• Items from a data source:
○ ○ ○ ○

int launch_winograd_s2(int mode, const void* a, const void* b2, void* out, int B, int Kc, int Cf, int nh, int nw,
                       void* ws, size_t ws_bytes, hipStream_t st, ConvArith ar = ConvArith{0, false, false})
{
    S2Plan p;
    if (int rc = s2_plan(mode, B, Kc, Cf, nh, nw, &p, ar.math)) return rc;
    if (ws_bytes < p.total_bytes) return fail(IPSR_ERR_WORKSPACE, "4x4 stride-2 winograd: workspace %zu < %zu", ws_bytes, p.total_bytes);
    if (!arith_ok(ar)) return fail(IPSR_ERR_INVALID, "4x4 stride-2 winograd: arithmetic %d", ar.math);
    if (ar.math && ((mode == 0 && Cf % 8 != 0) || (mode == 1 && (Cf % SPLIT_ROWS != 0 || p.Kp != 4 * Cf || Kc % 8 != 0)))) ar.math = 0;
    Carver cv(ws, ws_bytes);
    float* A = cv.take<float>(p.a_floats);
    float* Bv = cv.take<float>(p.b_floats);
    float* Mo = cv.take<float>(p.m_floats);
    const int remap = !debug_option(1);
    if (mode == 0 || mode == 1) {
        const float* w = static_cast<const float*>(b2);
        if (ar.math == 0) {
            if (mode == 0) wino52_filter_kernel<<<dim3(cdiv(p.Kp, 256), Cf), 256, 0, st>>>(w, Kc, Cf, p.Kp, 0, A);
            else wino52_filter_kernel<<<dim3(cdiv(Cf + (p.Kp - 4 * Cf), 256), Kc), 256, 0, st>>>(w, Kc, Cf, p.Kp, 1, A);
        } else {
            const dim3 fg = mode == 0 ? dim3(p.Kp / SPLIT_ROWS, Cf / 8) : dim3(Cf / SPLIT_ROWS, Kc / 8);
            if (ar.math == 2) wino52_filter_split_kernel<2><<<fg, 256, 0, st>>>(w, Kc, Cf, p.Kp, mode, reinterpret_cast<unsigned short*>(A));
            else wino52_filter_split_kernel<3><<<fg, 256, 0, st>>>(w, Kc, Cf, p.Kp, mode, reinterpret_cast<unsigned short*>(A));
        }
        with_mode(ar.math, [&](auto M) {
            constexpr int MODE = decltype(M)::value;
            with_type(ar.in_bf16, [&](auto* tag) {
                using T = ELEM_T(tag);
                if (mode == 0) wino5_window_kernel<2, false, MODE, T><<<op_grid(false, MODE, p.Tp, p.red), 256, 0, st>>>(static_cast<const T*>(a), B, Cf, 2 * nh, 2 * nw, 4, p.TY, p.TX, p.Tp, 0, Bv, remap);
                else wino5_window_kernel<1, false, MODE, T><<<op_grid(false, MODE, p.Tp, p.red), 256, 0, st>>>(static_cast<const T*>(a), B, Kc, nh, nw, 1, p.TY, p.TX, p.Tp, 0, Bv, remap);
            });
        });
        if (int rc = check_launch("wino5_window_kernel")) return rc;
        launch_wino_gemm(ar.math, A, Bv, p.red, p.Kp, p.Tp, p.sp, Mo, st, 72.0 * p.red * (mode == 0 ? Kc : 4 * Cf) * p.T);
        if (int rc = check_launch("wino_gemm_kernel")) return rc;
        with_type(ar.out_bf16, [&](auto* tag) {
            using T = ELEM_T(tag);
            if (mode == 0) wino5_output_kernel<T><<<dim3(cdiv(p.T, 256), Kc), 256, 0, st>>>(Mo, p.sp, B, Kc, p.Kp, nh, nw, p.TY, p.TX, p.Tp, static_cast<T*>(out));
            else wino5_output_rows_kernel<T><<<dim3(cdiv(p.T, W5R_TILES), Cf), 256, 0, st>>>(Mo, p.sp, B, Cf, p.Kp, nh, nw, p.TY, p.TX, p.Tp, static_cast<T*>(out));
        });
        return check_launch("wino5_output_kernel");
    }
    with_mode(ar.math, [&](auto M) {
        constexpr int MODE = decltype(M)::value;
        with_type(ar.in_bf16, [&](auto* tag) {
            using T = ELEM_T(tag);
            wino_wrw_tile5_kernel<MODE, T><<<op_grid(true, MODE, p.Tp, p.Kp), 256, 0, st>>>(static_cast<const T*>(b2), B, Kc, nh, nw, p.TY, p.TX, p.Tp, p.Kp, A);
            wino5_window_kernel<2, true, MODE, T><<<op_grid(true, MODE, p.Tp, p.Cp), 256, 0, st>>>(static_cast<const T*>(a), B, Cf, 2 * nh, 2 * nw, 4, p.TY, p.TX, p.Tp, p.Cp, Bv, 0);
        });
    });
    if (int rc = check_launch("wino5_window_kernel")) return rc;
    launch_wino_gemm(ar.math, A, Bv, p.Tp, p.Kp, p.Cp, p.sp, Mo, st, 72.0 * p.T * Kc * 4 * Cf);
    if (int rc = check_launch("wino_gemm_kernel")) return rc;
    wino_wrw_output2_kernel<<<dim3(cdiv(Cf, 256), Kc, 4), 256, 0, st>>>(Mo, p.sp, Kc, Cf, p.Kp, p.Cp, static_cast<float*>(out));
    return check_launch("wino_wrw_output2_kernel");
}

typedef float f32x4v __attribute__((ext_vector_type(4)));


__global__ void __launch_bounds__(256) sm_to_cn_kernel(const float* __restrict__ x, int B, int C, int HW, int Tp, float* __restrict__ out)
{
    const int n = blockIdx.x * 256 + threadIdx.x, c = blockIdx.y;
    if (n >= Tp) return;
    float v = 0.0f;
    if (n < B * HW) { const int b = n / HW, p = n - b * HW; v = x[((size_t)b * C + c) * HW + p]; }
    out[(size_t)c * Tp + n] = v;
}

__global__ void __launch_bounds__(256) sm_to_nc_kernel(const float* __restrict__ x, int B, int C, int HW, float* __restrict__ out)
{
    const int c = blockIdx.x * 256 + threadIdx.x, n = blockIdx.y;
    if (c >= C) return;
    float v = 0.0f;
    if (n < B * HW) { const int b = n / HW, p = n - b * HW; v = x[((size_t)b * C + c) * HW + p]; }
    out[(size_t)n * C + c] = v;
}

__device__ __forceinline__ float sm_tap(const float* __restrict__ f, int B, int C, int Hf, int Wf, int Ho, int Wo, int k, int st, int pad, int dil,
                                        int n, int col)
{
    if (n >= B * Ho * Wo) return 0.0f;
    const int kk = k * k;
    const int c = col / kk, t = col - c * kk, r = t / k, q = t - r * k;
    const int b = n / (Ho * Wo), o = n - b * Ho * Wo, oy = o / Wo, ox = o - oy * Wo;
    const int fy = oy * st - pad + r * dil, fx = ox * st - pad + q * dil;
    return ((unsigned)fy < (unsigned)Hf && (unsigned)fx < (unsigned)Wf) ? f[(((size_t)b * C + c) * Hf + fy) * Wf + fx] : 0.0f;
}

__global__ void __launch_bounds__(256) sm_im2col_nt_kernel(const float* __restrict__ f, int B, int C, int Hf, int Wf, int Ho, int Wo,
                                                           int k, int st, int pad, int dil, float* __restrict__ out)
{
    const int col = blockIdx.x * 256 + threadIdx.x, n = blockIdx.y;
    const int ncol = C * k * k;
    if (col >= ncol) return;
    out[(size_t)n * ncol + col] = sm_tap(f, B, C, Hf, Wf, Ho, Wo, k, st, pad, dil, n, col);
}

__global__ void __launch_bounds__(256) sm_im2col_cn_kernel(const float* __restrict__ f, int B, int C, int Hf, int Wf, int Ho, int Wo,
                                                           int k, int st, int pad, int dil, int Tp, float* __restrict__ out)
{
    const int n = blockIdx.x * 256 + threadIdx.x, col = blockIdx.y;
    if (n >= Tp) return;
    out[(size_t)col * Tp + n] = sm_tap(f, B, C, Hf, Wf, Ho, Wo, k, st, pad, dil, n, col);
}

__global__ void __launch_bounds__(256) sm_col2im_kernel(const float* __restrict__ M, int nslab, size_t slab_stride, int B, int C, int Hf, int Wf,
                                                        int Ho, int Wo, int k, int st, int pad, int dil, int Tp, float* __restrict__ out)
{
    const size_t idx = (size_t)blockIdx.x * 256 + threadIdx.x;
    const size_t total = (size_t)B * C * Hf * Wf;
    if (idx >= total) return;
    const int fx = (int)(idx % Wf), fy = (int)((idx / Wf) % Hf), c = (int)((idx / ((size_t)Wf * Hf)) % C), b = (int)(idx / ((size_t)Wf * Hf * C));
    float acc = 0.0f;
    for (int r = 0; r < k; ++r) {
        const int ny = fy + pad - r * dil;
        if (ny < 0 || ny % st) continue;
        const int oy = ny / st;
        if (oy >= Ho) continue;
        for (int q = 0; q < k; ++q) {
            const int nx = fx + pad - q * dil;
            if (nx < 0 || nx % st) continue;
            const int ox = nx / st;
            if (ox >= Wo) continue;
            const size_t off = (size_t)(c * k * k + r * k + q) * Tp + ((size_t)b * Ho + oy) * Wo + ox;
            for (int sl = 0; sl < nslab; ++sl) acc += M[(size_t)sl * slab_stride + off];
        }
    }
    out[idx] = acc;
}

__global__ void __launch_bounds__(256) sm_sum_to_nchw_kernel(const float* __restrict__ Y, int nslab, size_t slab_stride, int B, int R, int HW, int Tp,
                                                             float* __restrict__ out)
{
    const size_t idx = (size_t)blockIdx.x * 256 + threadIdx.x;
    if (idx >= (size_t)B * R * HW) return;
    const int o = (int)(idx % HW), r = (int)((idx / HW) % R), b = (int)(idx / ((size_t)HW * R));
    const size_t off = (size_t)r * Tp + (size_t)b * HW + o;
    float acc = 0.0f;
    for (int sl = 0; sl < nslab; ++sl) acc += Y[(size_t)sl * slab_stride + off];
    out[idx] = acc;
}

template <int NB>
__device__ __forceinline__ void sm_reduce4(f32x16 (&acc)[NB], float* lds, int wave, int lane)
{
    if (wave > 0) {
#pragma unroll
        for (int nb = 0; nb < NB; ++nb)
#pragma unroll
            for (int e = 0; e < 16; ++e) lds[(((wave - 1) * NB + nb) * 16 + e) * 64 + lane] = acc[nb][e];
    }
    __syncthreads();
    if (wave == 0) {
#pragma unroll
        for (int w = 0; w < 3; ++w)
#pragma unroll
            for (int nb = 0; nb < NB; ++nb)
#pragma unroll
                for (int e = 0; e < 16; ++e) acc[nb][e] += lds[((w * NB + nb) * 16 + e) * 64 + lane];
    }
    __syncthreads();
}

template <int NB>
__global__ void __launch_bounds__(256) sm_data_kernel(const float* __restrict__ Wm, const float* __restrict__ In, int R, int Q, int Tp, int rows_per_wave,
                                                      float* __restrict__ Mcol)
{
    __shared__ float red[3 * NB * 16 * 64];
    const int lane = threadIdx.x & 63, wave = __builtin_amdgcn_readfirstlane(threadIdx.x >> 6), m = lane & 31, h = lane >> 5;
    const int q0 = blockIdx.x * 128, n0 = blockIdx.z * (32 * NB);
    const int ra = min(R, (blockIdx.y * 4 + wave) * rows_per_wave), rb = min(R, ra + rows_per_wave);
    f32x16 acc[4][NB];
#pragma unroll
    for (int j = 0; j < 4; ++j)
#pragma unroll
        for (int nb = 0; nb < NB; ++nb)
#pragma unroll
            for (int e = 0; e < 16; ++e) acc[j][nb][e] = 0.0f;
    const float* wp = Wm + (size_t)(ra + h) * Q + q0 + 4 * m;
    const float* ip = In + (size_t)(ra + h) * Tp + n0 + m;
    constexpr int U = NB == 1 ? 8 : (NB == 2 ? 4 : 2);
    for (int r = ra; r < rb; r += 2 * U) {
        f32x4v a[U];
        float bv[U][NB];
#pragma unroll
        for (int u = 0; u < U; ++u) {
            const bool ok = r + 2 * u < rb;
            a[u] = ok ? *reinterpret_cast<const f32x4v*>(wp + (size_t)2 * u * Q) : f32x4v{0.0f, 0.0f, 0.0f, 0.0f};
#pragma unroll
            for (int nb = 0; nb < NB; ++nb) bv[u][nb] = ok ? ip[(size_t)2 * u * Tp + 32 * nb] : 0.0f;
        }
#pragma unroll
        for (int u = 0; u < U; ++u)
#pragma unroll
            for (int j = 0; j < 4; ++j)
#pragma unroll
                for (int nb = 0; nb < NB; ++nb) acc[j][nb] = __builtin_amdgcn_mfma_f32_32x32x2f32(a[u][j], bv[u][nb], acc[j][nb], 0, 0, 0);
        wp += (size_t)2 * U * Q;
        ip += (size_t)2 * U * Tp;
    }
    float* out = Mcol + (size_t)blockIdx.y * Q * Tp;
#pragma unroll
    for (int j = 0; j < 4; ++j) {
        sm_reduce4<NB>(acc[j], red, wave, lane);
        if (wave == 0) {
#pragma unroll
            for (int nb = 0; nb < NB; ++nb)
#pragma unroll
                for (int e = 0; e < 16; ++e) {
                    const int row = (e & 3) + 8 * (e >> 2) + 4 * h;
                    out[(size_t)(q0 + 4 * row + j) * Tp + n0 + 32 * nb + m] = acc[j][nb][e];
                }
        }
    }
}

template <int NB>
__global__ void __launch_bounds__(256) sm_fwd_kernel(const float* __restrict__ Wm, const float* __restrict__ Xc, int R, int Q, int Tp, int cols_per_wave,
                                                     float* __restrict__ Y)
{
    __shared__ float red[3 * NB * 16 * 64];
    const int lane = threadIdx.x & 63, wave = __builtin_amdgcn_readfirstlane(threadIdx.x >> 6), m = lane & 31, h = lane >> 5;
    const int r0 = blockIdx.x * 32, n0 = blockIdx.z * (32 * NB);
    const int qa = min(Q, (blockIdx.y * 4 + wave) * cols_per_wave), qb = min(Q, qa + cols_per_wave);
    f32x16 acc[NB];
#pragma unroll
    for (int nb = 0; nb < NB; ++nb)
#pragma unroll
        for (int e = 0; e < 16; ++e) acc[nb][e] = 0.0f;
    const float* wp = Wm + (size_t)(r0 + m) * Q + qa + 4 * h;
    const float* xp = Xc + (size_t)(qa + 4 * h) * Tp + n0 + m;
    constexpr int U = 4;
    for (int q = qa; q < qb; q += 8 * U) {
        f32x4v a[U];
        float bv[U][4][NB];
#pragma unroll
        for (int u = 0; u < U; ++u) {
            const bool ok = q + 8 * u < qb;
            a[u] = ok ? *reinterpret_cast<const f32x4v*>(wp + 8 * u) : f32x4v{0.0f, 0.0f, 0.0f, 0.0f};
#pragma unroll
            for (int j = 0; j < 4; ++j)
#pragma unroll
                for (int nb = 0; nb < NB; ++nb) bv[u][j][nb] = ok ? xp[(size_t)(8 * u + j) * Tp + 32 * nb] : 0.0f;
        }
#pragma unroll
        for (int u = 0; u < U; ++u)
#pragma unroll
            for (int j = 0; j < 4; ++j)
#pragma unroll
                for (int nb = 0; nb < NB; ++nb) acc[nb] = __builtin_amdgcn_mfma_f32_32x32x2f32(a[u][j], bv[u][j][nb], acc[nb], 0, 0, 0);
        wp += 8 * U;
        xp += (size_t)8 * U * Tp;
    }
    sm_reduce4<NB>(acc, red, wave, lane);
    if (wave == 0) {
        float* out = Y + (size_t)blockIdx.y * R * Tp;
#pragma unroll
        for (int nb = 0; nb < NB; ++nb)
#pragma unroll
            for (int e = 0; e < 16; ++e) {
                const int row = (e & 3) + 8 * (e >> 2) + 4 * h;
                out[(size_t)(r0 + row) * Tp + n0 + 32 * nb + m] = acc[nb][e];
            }
    }
}

__global__ void __launch_bounds__(64) sm_wrw_kernel(const float* __restrict__ Ct, const float* __restrict__ Vt, int R, int Q, int Pp, float* __restrict__ dW)
{
    const int lane = threadIdx.x, m = lane & 31, h = lane >> 5;
    const int q0 = blockIdx.x * 128, r0 = blockIdx.y * 32;
    f32x16 acc[4];
#pragma unroll
    for (int j = 0; j < 4; ++j)
#pragma unroll
        for (int e = 0; e < 16; ++e) acc[j][e] = 0.0f;
    const float* cp = Ct + (size_t)h * R + r0 + m;
    const float* vp = Vt + (size_t)h * Q + q0 + 4 * m;
    constexpr int U = 4;
    for (int p = 0; p < Pp; p += 2 * U) {
        float av[U];
        f32x4v b[U];
#pragma unroll
        for (int u = 0; u < U; ++u) {
            const bool ok = p + 2 * u < Pp;
            av[u] = ok ? cp[(size_t)2 * u * R] : 0.0f;
            b[u] = ok ? *reinterpret_cast<const f32x4v*>(vp + (size_t)2 * u * Q) : f32x4v{0.0f, 0.0f, 0.0f, 0.0f};
        }
#pragma unroll
        for (int u = 0; u < U; ++u)
#pragma unroll
            for (int j = 0; j < 4; ++j) acc[j] = __builtin_amdgcn_mfma_f32_32x32x2f32(av[u], b[u][j], acc[j], 0, 0, 0);
        cp += (size_t)2 * U * R;
        vp += (size_t)2 * U * Q;
    }
#pragma unroll
    for (int e = 0; e < 16; ++e) {
        const int row = (e & 3) + 8 * (e >> 2) + 4 * h;
        *reinterpret_cast<f32x4v*>(dW + (size_t)(r0 + row) * Q + q0 + 4 * m) = f32x4v{acc[0][e], acc[1][e], acc[2][e], acc[3][e]};
    }
}

struct SmPlan { int P, Tp, Pp, Q, nb, ngroups, nslab, per_slab; size_t a_floats, b_floats, m_floats, total_bytes; };

static int sm_plan(int op, int B, int R, int Cq, int Ho, int Wo, int Hf, int Wf, int k, int st, int pad, int dil, SmPlan* p)
{
    if (op < 0 || op > 2) return fail(IPSR_ERR_INVALID, "small-map convolution: op %d", op);
    if (k < 1 || k > 4 || st < 1 || st > 2 || dil < 1 || pad < 0) return fail(IPSR_ERR_UNSUPPORTED, "small-map convolution: k%d s%d p%d d%d", k, st, pad, dil);
    if (Ho != (Hf + 2 * pad - dil * (k - 1) - 1) / st + 1 || Wo != (Wf + 2 * pad - dil * (k - 1) - 1) / st + 1)
        return fail(IPSR_ERR_INVALID, "small-map convolution: %dx%d is not the output grid of %dx%d under k%d s%d p%d d%d", Ho, Wo, Hf, Wf, k, st, pad, dil);
    p->P = B * Ho * Wo;
    p->Q = Cq * k * k;
    if (p->Q % 128 != 0) return fail(IPSR_ERR_UNSUPPORTED, "small-map convolution: %d x %d taps is not a multiple of 128", Cq, k * k);
    if (R % 32 != 0) return fail(IPSR_ERR_UNSUPPORTED, "small-map convolution: %d weight rows are not a multiple of 32", R);
    if (p->P > 1024) return fail(IPSR_ERR_UNSUPPORTED, "small-map convolution: %d positions (made for <= 1024)", p->P);
    const int blocks = (p->P + 31) / 32;
    p->nb = blocks >= 4 ? 4 : (blocks == 3 ? 4 : blocks);
    if (op == 0 && p->nb == 4) p->nb = 2;
    p->ngroups = (blocks + p->nb - 1) / p->nb;
    p->Tp = p->ngroups * p->nb * 32;
    p->Pp = (p->P + 1) & ~1;
    p->a_floats = p->b_floats = p->m_floats = 0;
    p->nslab = 1; p->per_slab = 0;
    const size_t w_bytes = (size_t)R * p->Q * 4;
    if (op == 0) {
        const int qb = p->Q / 128;
        const size_t slab_bytes = (size_t)p->Q * p->Tp * 4;
        const int cap = (int)std::max<size_t>(1, w_bytes / slab_bytes);
        int ns = std::max(1, std::min({R / 64, cap, (256 + qb * p->ngroups - 1) / (qb * p->ngroups)}));
        p->per_slab = (((R + 4 * ns - 1) / (4 * ns)) + 1) & ~1;
        p->nslab = (R + 4 * p->per_slab - 1) / (4 * p->per_slab);
        p->b_floats = (size_t)R * p->Tp;
        p->m_floats = (size_t)p->nslab * p->Q * p->Tp;
    } else if (op == 2) {
        const int rb = R / 32;
        const size_t slab_bytes = (size_t)R * p->Tp * 4;
        const int cap = (int)std::max<size_t>(1, w_bytes / slab_bytes);
        int ns = std::max(1, std::min({p->Q / 256, cap, (256 + rb * p->ngroups - 1) / (rb * p->ngroups)}));
        p->per_slab = (((p->Q + 4 * ns - 1) / (4 * ns)) + 7) & ~7;
        p->nslab = (p->Q + 4 * p->per_slab - 1) / (4 * p->per_slab);
        p->b_floats = (size_t)p->Q * p->Tp;
        p->m_floats = (size_t)p->nslab * R * p->Tp;
    } else {
        p->a_floats = (size_t)p->Pp * R;
        p->b_floats = (size_t)p->Pp * p->Q;
    }
    p->total_bytes = align_up(p->a_floats * 4, 256) + align_up(p->b_floats * 4, 256) + align_up(p->m_floats * 4, 256) + 256;
    return IPSR_OK;
}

○ ○ ○ ○

• THE PROBLEM: Look above for the line with "void* ws, size_t" and the line with "const dim3 fg", and reproduce exactly those two lines plus every line between, nothing more.

• FINISHED EXERCISE:
                       void* ws, size_t ws_bytes, hipStream_t st, ConvArith ar = ConvArith{0, false, false})
{
    S2Plan p;
    if (int rc = s2_plan(mode, B, Kc, Cf, nh, nw, &p, ar.math)) return rc;
    if (ws_bytes < p.total_bytes) return fail(IPSR_ERR_WORKSPACE, "4x4 stride-2 winograd: workspace %zu < %zu", ws_bytes, p.total_bytes);
    if (!arith_ok(ar)) return fail(IPSR_ERR_INVALID, "4x4 stride-2 winograd: arithmetic %d", ar.math);
    if (ar.math && ((mode == 0 && Cf % 8 != 0) || (mode == 1 && (Cf % SPLIT_ROWS != 0 || p.Kp != 4 * Cf || Kc % 8 != 0)))) ar.math = 0;
    Carver cv(ws, ws_bytes);
    float* A = cv.take<float>(p.a_floats);
    float* Bv = cv.take<float>(p.b_floats);
    float* Mo = cv.take<float>(p.m_floats);
    const int remap = !debug_option(1);
    if (mode == 0 || mode == 1) {
        const float* w = static_cast<const float*>(b2);
        if (ar.math == 0) {
            if (mode == 0) wino52_filter_kernel<<<dim3(cdiv(p.Kp, 256), Cf), 256, 0, st>>>(w, Kc, Cf, p.Kp, 0, A);
            else wino52_filter_kernel<<<dim3(cdiv(Cf + (p.Kp - 4 * Cf), 256), Kc), 256, 0, st>>>(w, Kc, Cf, p.Kp, 1, A);
        } else {
            const dim3 fg = mode == 0 ? dim3(p.Kp / SPLIT_ROWS, Cf / 8) : dim3(Cf / SPLIT_ROWS, Kc / 8);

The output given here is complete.